How do one-way hash functions work? (Edited)

Question

I read the Wikipedia article about md5 hashes but I still can\'t understand how a hash can\'t be \"reconstituted\" back to the original text.

Could someone explain t

Answer 1

Shooting for a simple analogy here instead of a complex explanation.

To start with, let's break the subject down into two parts, one-way operations and hashing. What is a one-way operation and why would you want one?

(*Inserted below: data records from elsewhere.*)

static int fmpc_path_generic(fmpc_handle h, const FmpcSolve& s) {
    h->last_path = FMPC_PATH_GENERIC;
    const int grid = fmpc_grid_for(h, s.batch);
    size_t stride = 0;
    const int rc = fmpc_ensure_ws(h, h->generic_big ? grid : h->num_cu * h->wg_per_cu, &stride, s.stream);
    if (rc != FMPC_OK) return rc;
    hipError_t e = fmpc_launch_generic(h->dev, s.batch, grid, s.x0, s.x0_pre, s.w, s.z_init, s.nu0, fmpc_max_iter(s), s.k,
                                       s.z_out, s.nu_out, s.status, s.iters, s.step, fmpc_step_ld(s.n_newton),
                                       h->ws, stride, s.stream, h->generic_big);
    if (e == hipSuccess && s.u0_out)
        e = fmpc_launch_unpack(h->n, h->m, h->T, s.batch, s.z_out, nullptr, nullptr, s.u0_out, s.stream);
    return e == hipSuccess ? FMPC_OK : FMPC_E_HIP;
}

static int fmpc_path_affine(fmpc_handle h, const FmpcSolve& s, size_t stride, int zld, bool z_null) {
    if (!h->fm_valid || h->fm_k != s.k) {
        { const int rcq = fmpc_stretch_settle(h, s.stream); if (rcq != FMPC_OK) return rcq; }
        if (hipStreamSynchronize(s.stream) != hipSuccess) return FMPC_E_HIP;
        const int rcf = fmpc_build_first_move(h, s.k, s.stream);
        if (rcf != FMPC_OK && rcf != FMPC_E_UNSUPPORTED) return rcf;
    }
    if (!(h->fm_valid && h->fm_k == s.k && h->fa_valid)) return FMPC_E_UNSUPPORTED;
    if ((size_t)s.batch > h->fa_need_cap) {
        { const int rcq = fmpc_stretch_settle(h, s.stream); if (rcq != FMPC_OK) return rcq; }
        size_t cap = 256;
        while (cap < (size_t)s.batch) cap *= 2;
        h->fa_need_cap = 0;
        const int rc = h->fa_need.alloc((size_t)FMPC_STRETCH_MAX * cap, s.stream);
        if (rc != FMPC_OK) return rc;
        h->fa_need_cap = cap;
    }
    FaParams A = h->fa_P;
    A.batch = s.batch; A.step_ld = fmpc_step_ld(s.n_newton);
    A.x0 = s.x0; A.x0p = s.x0_pre; A.nu0 = s.nu0; A.zout = z_null ? nullptr : s.z_out; A.nuout = s.nu_out; A.u0out = s.u0_out;
    A.status = s.status; A.iters = s.iters; A.step = s.step; A.need = h->fa_need; A.handed = h->pn_cnt;
    int* const nf = h->fa_nflag;
    static const bool no_nflag = [] { const char* e = getenv("FMPC_NO_NFLAG"); return e && e[0] == '1'; }();
    A.nflag = no_nflag ? nullptr : nf;
    A.ldz = zld;
    A.nsteps = 0;
    const int grid = fmpc_wave_grid(h, s.batch);
    const int g3 = grid < 64 ? grid : 64;
    if (h->st_cur) {
        FmpcStretch& S = *h->st_cur;
        FaStep a = {A.x0, A.x0p, A.nu0, A.zout, A.nuout, A.u0out, A.status, A.iters, A.step, nullptr};
        unsigned sup = 0;
        if (S.nsteps > 0 && !fmpc_stretch_accepts(S, h, s, a, zld, z_null, &sup)) { const int rcq = fmpc_stretch_settle(h, s.stream); if (rcq != FMPC_OK) return rcq; }
        const int i = S.nsteps;
        a.need = h->fa_need + (size_t)i * h->fa_need_cap;
        if (i == 0) {
            S.h = h; S.A = A; S.k = s.k; S.n_newton = s.n_newton; S.zld = zld; S.z_null = z_null; S.z_aligned = ((size_t)A.zout & 127) == 0;
            S.g3 = g3; S.wave_lds = h->wave_lds; S.ws_stride = stride; S.num_cu = h->num_cu; S.table = (FwParams*)h->fw_chain.p;
            fmpc_stretch_look(S, s.stream);
            sup = 0;
        }
        for (int j = 0; j < i; ++j) if (sup & (1u << j)) S.st[j].superseded = true;
        S.st[i].a = a;
        S.st[i].superseded = false;
        S.st[i].same_outputs = sup;
        FwParams W = fmpc_wave_params(h, s, stride, zld);
        W.mode = FW_MODE_SHARED; W.handed = h->pn_cnt; W.pphase = 3; W.list = a.need; W.nflag = no_nflag ? nullptr : nf;
        S.st[i].w = W;
        S.nsteps = i + 1;
        h->last_path = FMPC_PATH_PANEL; h->pn_split_last = 0; h->inv_last = 2;
        return FMPC_OK;
    }
    if (fmpc_launch_affine(A, h->num_cu, s.stream) != hipSuccess) return FMPC_E_HIP;
    const int rc = fmpc_launch_flagged(h, s, g3, stride, h->fa_need, no_nflag ? nullptr : nf, zld);
    h->last_path = FMPC_PATH_PANEL; h->pn_split_last = 0; h->inv_last = 2;
    return rc;
}

static int fmpc_path_panel(fmpc_handle h, const FmpcSolve& s, size_t stride, int zld, bool z_null) {
    const int batch = s.batch, max_iter = fmpc_max_iter(s);
    const int npanels = (batch + FP_NP - 1) / FP_NP;
    if ((size_t)batch > h->pn_cap) {
        { const int rcq = fmpc_stretch_settle(h, s.stream); if (rcq != FMPC_OK) return rcq; }
        h->pn_cap = 0;
        if (h->pn_gate.alloc((size_t)batch * 2, s.stream) != FMPC_OK ||
            h->pn_epsp.alloc((size_t)npanels * h->T * FP_NP, s.stream) != FMPC_OK ||
            h->pn_rnp.alloc((size_t)npanels * h->T * FP_NP, s.stream) != FMPC_OK ||
            h->pn_list.alloc((size_t)batch, s.stream) != FMPC_OK ||
            h->pn_nuws.alloc((size_t)npanels * FP_NP * h->nb * h->n, s.stream) != FMPC_OK) return FMPC_E_ALLOC;
        h->pn_cap = batch;
    }
    const bool lowrank = h->lp_hint && s.w != nullptr && h->lp_v != nullptr;
    const bool dense_form = h->inv_enabled && (s.w == nullptr || lowrank || batch <= h->inv_max_batch);
    if (dense_form && (!h->inv_valid || h->inv_k != s.k) && !(h->inv_failed && h->inv_failed_k == s.k)) {
        { const int rcq = fmpc_stretch_settle(h, s.stream); if (rcq != FMPC_OK) return rcq; }
        if (hipStreamSynchronize(s.stream) != hipSuccess) return FMPC_E_HIP;
        const int rcb = fmpc_build_inverse(h, s.k, s.stream);
        if (rcb != FMPC_OK) return rcb;
        h->inv_failed = h->inv_valid ? 0 : 1; h->inv_failed_k = s.k;
    }
    if (dense_form && h->inv_valid && s.w == nullptr && max_iter == 1 && (s.nu_out == nullptr || !z_null) && !h->fa_disabled && h->n == FP_N) {
        const int rca = fmpc_path_affine(h, s, stride, zld, z_null);
        if (rca != FMPC_E_UNSUPPORTED) return rca;
    }
    if (zld) return FMPC_E_UNSUPPORTED;
    { const int rcq = fmpc_stretch_settle(h, s.stream); if (rcq != FMPC_OK) return rcq; }
    FpParams Q;
    fmpc_panel_params(h, s.k, Q);
    Q.batch = batch; Q.npanels = npanels; Q.step_ld = fmpc_step_ld(s.n_newton);
    Q.x0 = s.x0; Q.x0p = s.x0_pre; Q.w = s.w; Q.nu0 = s.nu0;
    Q.zout = s.z_out; Q.status = s.status; Q.iters = s.iters; Q.step = s.step;
    Q.nuws = h->pn_nuws; Q.nuout = s.nu_out;
    Q.gate = h->pn_gate; Q.epsp = h->pn_epsp; Q.handed = h->pn_cnt;
    Q.rnp = h->pn_rnp;
    const int split = max_iter > 1;
    const int pgrid = npanels < h->num_cu ? npanels : h->num_cu;
    h->inv_last = dense_form && h->inv_valid;
    const bool fuse = h->inv_last && h->inv_fuse && s.w == nullptr && !h->has_xf && max_iter == 1;
    Q.gate_only = fuse ? 1 : 0;
    const bool u0only = z_null && max_iter == 1 && s.nu_out == nullptr;
    Q.u0out = s.u0_out;
    if (h->inv_last) {
        if (lowrank) { Q.gw = h->lp_v; Q.gwn = 2 * h->n; Q.jimg = h->inv_jimg2; Q.jks = h->inv_jks2; Q.jksp = 16 * ((h->inv_jks2 + 15) / 16 + 3); }
        else { Q.gw = s.w; Q.gwn = h->T * h->n; }
    }
    hipError_t e;
    if (h->inv_last) e = fmpc_launch_inv(Q, s.stream);
    else e = fmpc_launch_panel(Q, pgrid, fmpc_panel_lds_used(h->nb, h->pn_mp, h->pn_nsf + h->pn_nsb), s.stream);
    if (e != hipSuccess) return FMPC_E_HIP;
    const int ppx = (npanels + 7) / 8;
    const int dgrid = 8 * ((ppx * h->T + FD_WAVES - 1) / FD_WAVES);
    e = fmpc_launch_dz(Q, dgrid, split, s.stream, fuse ? 1 : 0, u0only ? 1 : 0);
    if (e != hipSuccess) return FMPC_E_HIP;
    const int grid = fmpc_wave_grid(h, batch);
    for (int ph = split ? 1 : 0; ph <= (split ? 2 : 0); ++ph) {
        int g2 = grid;
        if (ph == 2) {
            const int last = ((volatile int*)h->pn_cnt_host.p)[1];
            if (last >= 0) {
                const int wpw2 = fmpc_wave_waves_per_wg();
                int want = (last + last / 2 + wpw2 - 1) / wpw2 + 4;
                if (want < 8) want = 8;
                if (want < g2) g2 = want;
            }
        }
        if (ph == 2 && h->small_tiled) {
            const int last = ((volatile int*)h->pn_cnt_host.p)[1];
            const int hint = last >= 0 ? last + last / 2 + 16 : 0;
            const int rc_t = fmpc_solve_tiled(h, 0, s, h->small_nw, h->pn_list, h->pn_cnt + 1, h->pn_nuws, hint);
            if (rc_t == FMPC_OK) continue;
            if (rc_t != FMPC_E_UNSUPPORTED && rc_t != FMPC_E_ALLOC) return rc_t;
        }
        FwParams P = fmpc_wave_params(h, s, stride);
        P.mode = FW_MODE_SHARED; P.gate = h->pn_gate; P.epsp = h->pn_epsp; P.handed = h->pn_cnt; P.nuws = h->pn_nuws;
        P.pphase = ph; P.rnp = h->pn_rnp; P.list = h->pn_list; P.u0_done = u0only ? 1 : 0;
        e = fmpc_launch_wave(P, g2, h->wave_lds, s.stream);
        if (e != hipSuccess) return FMPC_E_HIP;
    }
    if (split && hipMemcpyAsync(h->pn_cnt_host, h->pn_cnt, 2 * sizeof(int), hipMemcpyDeviceToHost, s.stream) != hipSuccess)
        return FMPC_E_HIP;
    h->last_path = FMPC_PATH_PANEL; h->pn_split_last = split;
    return e == hipSuccess ? FMPC_OK : FMPC_E_HIP;
}

static int fmpc_path_small_tiled(fmpc_handle h, const FmpcSolve& s) {
    return fmpc_solve_tiled(h, 0, s, s.batch <= 512 ? h->small_nw : 2);
}

static int fmpc_path_split(fmpc_handle h, const FmpcSolve& s, size_t stride) {
    const int last = h->gn_cnt_host ? ((volatile int*)h->gn_cnt_host.p)[1] : -1;
    const int gn_hint = last >= 0 ? last + last / 2 + 16 : 0;
    FmpcTiledPlan gplan;
    if (fmpc_tiled_plan(h, 0, s.batch, s.stream, h->small_nw, gn_hint, &gplan) != FMPC_OK) return FMPC_E_UNSUPPORTED;
    const size_t nbn = (size_t)h->nb * h->n;
    if ((size_t)s.batch > h->gn_cap) {
        h->gn_cap = 0;
        if (h->gn_list.alloc((size_t)s.batch, s.stream) != FMPC_OK || h->gn_cnt.alloc(2, s.stream) != FMPC_OK ||
            h->gn_nu.alloc((size_t)s.batch * nbn, s.stream) != FMPC_OK) return FMPC_E_ALLOC;
        h->gn_cap = s.batch;
    }
    if (!h->gn_cnt_host) {
        if (h->gn_cnt_host.alloc(2, s.stream) != FMPC_OK) return FMPC_E_ALLOC;
        h->gn_cnt_host[0] = -1; h->gn_cnt_host[1] = -1;
    }
    double* nu_arr = s.nu_out ? s.nu_out : h->gn_nu;
    hipLaunchKernelGGL(fmpc_zero_ints, dim3(1), dim3(64), 0, s.stream, h->gn_cnt, 2);
    if (hipGetLastError() != hipSuccess) return FMPC_E_HIP;
    FwParams P = fmpc_wave_params(h, s, stride);
    P.nuout = nu_arr; P.handed = h->gn_cnt; P.pphase = 4; P.list = h->gn_list;
    if (fmpc_launch_wave(P, fmpc_wave_grid(h, s.batch), h->wave_lds, s.stream) != hipSuccess) return FMPC_E_HIP;
    h->last_path = FMPC_PATH_WAVE;
    FmpcSolve c = s;
    c.z_init = nullptr; c.nu_out = nu_arr;
    const int rc_t = fmpc_solve_tiled(h, 0, c, h->small_nw, h->gn_list, h->gn_cnt + 1, nullptr, gn_hint, &gplan);
    if (rc_t != FMPC_OK) return rc_t;
    if (hipMemcpyAsync(h->gn_cnt_host, h->gn_cnt, 2 * sizeof(int), hipMemcpyDeviceToHost, s.stream) != hipSuccess) return FMPC_E_HIP;
    return FMPC_OK;
}
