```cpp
int mi_blur_enqueue_conv(const uint8_t *d_in, uint8_t *d_out, int width, int height, int channels, int n_images,
                         const mi_blur_conv *k, void *stream);
int mi_blur_enqueue_conv_band(const uint8_t *d_in, uint8_t *d_out, int width, int band_rows, int channels,
                              int out_row_begin, int out_row_end, const mi_blur_conv *k, void *stream);
int mi_blur_cpu_run_conv(const uint8_t *in, uint8_t *out, int width, int height, int channels, int n_images,
                         const mi_blur_conv *k, int n_threads);
int mi_blur_ctx_set_conv(mi_blur_ctx *ctx, const mi_blur_conv *k);

int mi_blur_debug_xcd_times(uint64_t end_ticks[8], uint64_t begin_ticks[8], int rearm);

int mi_blur_debug_xcd_raw(uint64_t *out, size_t first_slot, size_t n_slots);

int mi_blur_debug_zc_trace(mi_blur_ctx *ctx, uint64_t *out, int max_batches, int *n_workers, unsigned *batches_published);

void mi_blur_fill_synthetic(uint8_t *host, int width, int height, int channels,
                            int first_index, int n_images, int n_threads);
uint64_t mi_blur_fnv1a64(const uint8_t *host, size_t n);

void mi_blur_a1_partition(int mode, int batch_count, float gpu_ratio, int *n_cpu, int *n_gpu);
void mi_blur_shard_range(long long n_units, int g, int G, long long *begin, long long *end);

typedef struct mi_blur_a2_geometry {
    int split_row;
    int cpu_input_rows, cpu_output_rows;
    int gpu_input_rows, gpu_output_rows;
} mi_blur_a2_geometry;
void mi_blur_a2_split(int height, float gpu_ratio, int halo, mi_blur_a2_geometry *g);
// ... 38 lines not shown
```

Measured before the change: 15.35 million.

## Extend gated cross-pass overlap to plain tiled and direct blur passes

Generalizes the fused-path gate mechanism into a shared PassGate that plain tiled and direct blur kernels raise from a block near the end of their grid. When one batch covers all images, the next resident pass launches on an alternate stream behind a gate wait instead of joining, so consecutive passes overlap their tails and heads. The gate word moves to its own allocation and the sequence and stream state is unified across fused and plain passes. This adds dual-stream ordering complexity and relies on pass-to-pass independence of the buffers.

```diff
diff --git a/heterogeneous-opencl-image-processing-engine_amd/__init__.py b/heterogeneous-opencl-image-processing-engine_amd/__init__.py
--- a/heterogeneous-opencl-image-processing-engine_amd/__init__.py
+++ b/heterogeneous-opencl-image-processing-engine_amd/__init__.py
@@ -357,6 +357,7 @@
         "mi_blur_debug_zc_trace": (i, [vp, C.POINTER(C.c_uint64), i, C.POINTER(i), C.POINTER(C.c_uint)]),
         "mi_blur_debug_xcd_times": (i, [C.POINTER(C.c_uint64), C.POINTER(C.c_uint64), i]),
         "mi_blur_debug_xcd_raw": (i, [C.POINTER(C.c_uint64), C.c_size_t, C.c_size_t]),
+        "mi_blur_debug_pass_state": (i, [vp, C.POINTER(C.c_uint), C.POINTER(i), C.POINTER(i)]),
         "mi_blur_a1_partition": (None, [i, i, C.c_float, C.POINTER(i), C.POINTER(i)]),
         "mi_blur_shard_range": (None, [C.c_longlong, i, i, C.POINTER(C.c_longlong), C.POINTER(C.c_longlong)]),
         "mi_blur_a2_split": (None, [i, C.c_float, i, C.POINTER(A2Geometry)]),
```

One way operations are called that because they are not reversible. Most typical operations like addition and multiplication can be reversed while modulo division can not be reversed. Why is that important? Because you want to provide a output value which 1) is difficult to duplicate without the original inputs and 2) provides no way to figure out the inputs from the output.

Reversible

Addition:

4 + 3 = 7  

This can be reversed by taking the sum and subtracting one of the addends

7 - 3 = 4  

Multiplication:

4 * 5 = 20  

This can be reversed by taking the product and dividing by one of the factors

20 / 4 = 5

Not Reversible

Modulo division:

22 % 7 = 1  

This can not be reversed because there is no operation that you can do to the quotient and the dividend to reconstitute the divisor (or vice versa).

Can you find an operation to fill in where the '?' is?

1  ?  7 = 22  
1  ?  22 = 7

With that being said, one-way hash functions have the same mathematical quality as modulo division.

Why is this important?

Lets say I gave you a key to a locker in a bus terminal that has one thousand lockers and asked you to deliver it to my banker. Being the smart guy you are, not to mention suspicious, you would immediately look on the key to see what locker number is written on the key. Knowing this, I've done a few devious things; first I found two numbers that when divided using modulo division gives me a number in the range between 1 and 1000, second I erased the original number and written on it the divisor from the pair of numbers, second I chose a bus terminal that has a guard protecting the lockers from miscreants by only letting people try one locker a day with their key, third the banker already knows the dividend so when he gets the key he can do the math and figure out the remainder and know which locker to open.

If I choose the operands wisely I can get near to a one-to-one relationship between the quotient and the dividend which forces you to try each locker because the answer spreads the results of the possible inputs over the range of desired numbers, the lockers available in the terminal. Basically, it means you can't acquire any knowledge about the remainder even if you know one of the operands.

So, now I can 'trust' you to deliver the key to its rightful owner without worrying that you can easily guess to which locker it belongs. Sure, you could brute force search all the lockers but that would take almost 3 years, plenty of time for my banker to use the key and empty the locker.

See the other answers for more specifics on the different hash functions.